* [TASK REQUIREMENTS]
What lines in the listing include "cdiv"? Return a copy of each.

* [SUPPLIED ENTRIES]
@@ -319,8 +351,35 @@
 
 }
 
-int launch_splitk_reduce(const IGemmParams& p, int nsplit, hipStream_t stream) {
-  SDMI_CHECK(nsplit >= 1 && nsplit <= 16 && p.N % 4 == 0 && p.splitk_ws, "splitk_reduce: bad arguments");
+int64_t tiled_slab_floats(int M, int N, int bm, int bn, int nsplit) { return (int64_t)nsplit * cdiv(M, bm) * bm * cdiv(N, bn) * bn; }
+int64_t slab_quad_offset(const SlabResidual& r, int N, int m4, int col) { return (int64_t)rs_quad_off(r, N, m4, col); }
+
+static int launch_rs_materialize(const IGemmParams& p, hipStream_t stream) {
+  SDMI_CHECK(p.out_f32 && p.ldo % 4 == 0 && !p.residual, "residual as slabs: needs an fp32 output (the in-place residual) and no other residual");
+  IGemmParams r = IGemmParams();
+  r.M = p.M; r.N = p.N; r.B = p.B; r.Hout = p.Hout; r.Wout = p.Wout; r.mode = EPI_PLAIN;
+  r.bias = p.rs.bias; r.out_f32 = p.out_f32; r.ldo = p.ldo;
+  r.splitk = p.rs.nsplit; r.splitk_ws = const_cast<float*>(p.rs.ws);
+  r.splitk_ws_floats = tiled_slab_floats(p.M, p.N, p.rs.bm, p.rs.bn, p.rs.nsplit);
+  slab_layout(r, p.rs.bm, p.rs.bn, p.rs.wm, p.rs.wn, p.rs.nsplit);
+  r.slab_tiled = 1;
+  return launch_splitk_reduce(r, p.rs.nsplit, stream);
+}
+
+int launch_splitk_reduce(const IGemmParams& p_in, int nsplit, hipStream_t stream) {
+  SDMI_CHECK(nsplit >= 1 && nsplit <= 16 && p_in.N % 4 == 0 && p_in.splitk_ws, "splitk_reduce: bad arguments");
+  IGemmParams p_own;
+  const IGemmParams* pp = &p_in;
+  if (p_in.rs.nsplit > 0) {
+    SDMI_CHECK(p_in.rs.nsplit <= 16 && p_in.rs.ws && p_in.rs.bm > 0 && p_in.rs.bn > 0 && p_in.rs.wm > 0 && p_in.rs.wn > 0 && !p_in.residual,
+               "residual as slabs: bad descriptor");
+    if (!p_in.slab_tiled || p_in.mode != EPI_PLAIN || p_in.pgn_out) {
+      if (launch_rs_materialize(p_in, stream)) return -1;
+      p_own = p_in; p_own.rs = SlabResidual(); p_own.residual = p_in.out_f32; p_own.ldr = p_in.ldo;
+      pp = &p_own;
+    }
+  }
+  const IGemmParams& p = *pp;
   if (p.slab_tiled) {
     const int64_t quads = (int64_t)cdiv(p.M, p.slab_bm) * cdiv(p.N, p.slab_bn) * (p.slab_bm * p.slab_bn / 4);
     SDMI_CHECK(quads % 256 == 0 && quads / 256 < (1ll << 31) && p.slab_wm > 0 && p.slab_wn > 0, "tiled split-K slabs: bad geometry");
@@ -336,7 +395,8 @@
                       p.gn_cbase[0] == 0 && p.gn_cpg[0] == p.N / 32 && p.N % 128 == 0 && p.N / 32 >= 16 && p.M == p.B * p.Hout * p.Wout &&
                       (p.Hout * p.Wout) % 32 == 0 && !p.out_f16 && !p.out_lo && !p.ln_out && p.splitk_cnt && p.splitk_cnt_ints >= COOP_BAR_INTS &&
                       quads % 1024 == 0 && quads / 1024 <= 256 && (!p.pgn_keep_f32 || (p.out_f32 && p.ldo % 4 == 0));
-    ProfScope pst(coop ? "splitk_reduce_gn" : "splitk_reduce", 0.0, coop ? mn * (4.0 * nsplit + 2.0 + (p.pgn_keep_f32 ? 4.0 : 0.0)) : mn * 4.0 * (nsplit + 1), stream);
+    ProfScope pst(coop ? "splitk_reduce_gn" : "splitk_reduce", 0.0,
+                  coop ? mn * (4.0 * nsplit + 2.0 + (p.pgn_keep_f32 ? 4.0 : 0.0)) : mn * 4.0 * (nsplit + 1 + p.rs.nsplit), stream);
     const int rb_env = env_int("SDMI_REDUCE_BLOCK", 256);
     const int rb = (rb_env == 128 || (rb_env == 0 && quads / 256 < 512)) ? 128 : 256;
     if (coop) {
@@ -347,7 +407,8 @@
       if (range_check_enabled() && range_scan("GroupNorm fp16 output (split-K reduction)", p.pgn_out, (int64_t)p.M * p.N, stream)) return -1;
       return 0;
     }
-    SDMI_LAUNCH(splitk_reduce_tiled_kernel<false>, dim3((unsigned)(quads / rb)), dim3(rb), 0, stream, p, nsplit);
+    if (p.rs.nsplit > 0) SDMI_LAUNCH((splitk_reduce_tiled_kernel<false, true>), dim3((unsigned)(quads / rb)), dim3(rb), 0, stream, p, nsplit);
+    else SDMI_LAUNCH(splitk_reduce_tiled_kernel<false>, dim3((unsigned)(quads / rb)), dim3(rb), 0, stream, p, nsplit);
     SDMI_HIP_OK(hipGetLastError());
     pst.end();
     if (p.ln_out) return launch_layernorm(p.out_f32, p.ln_gamma, p.ln_beta, p.ln_out, p.M, p.N, p.ln_eps, stream);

* [TASK SOLUTION]
+int64_t tiled_slab_floats(int M, int N, int bm, int bn, int nsplit) { return (int64_t)nsplit * cdiv(M, bm) * bm * cdiv(N, bn) * bn; }
     const int64_t quads = (int64_t)cdiv(p.M, p.slab_bm) * cdiv(p.N, p.slab_bn) * (p.slab_bm * p.slab_bn / 4);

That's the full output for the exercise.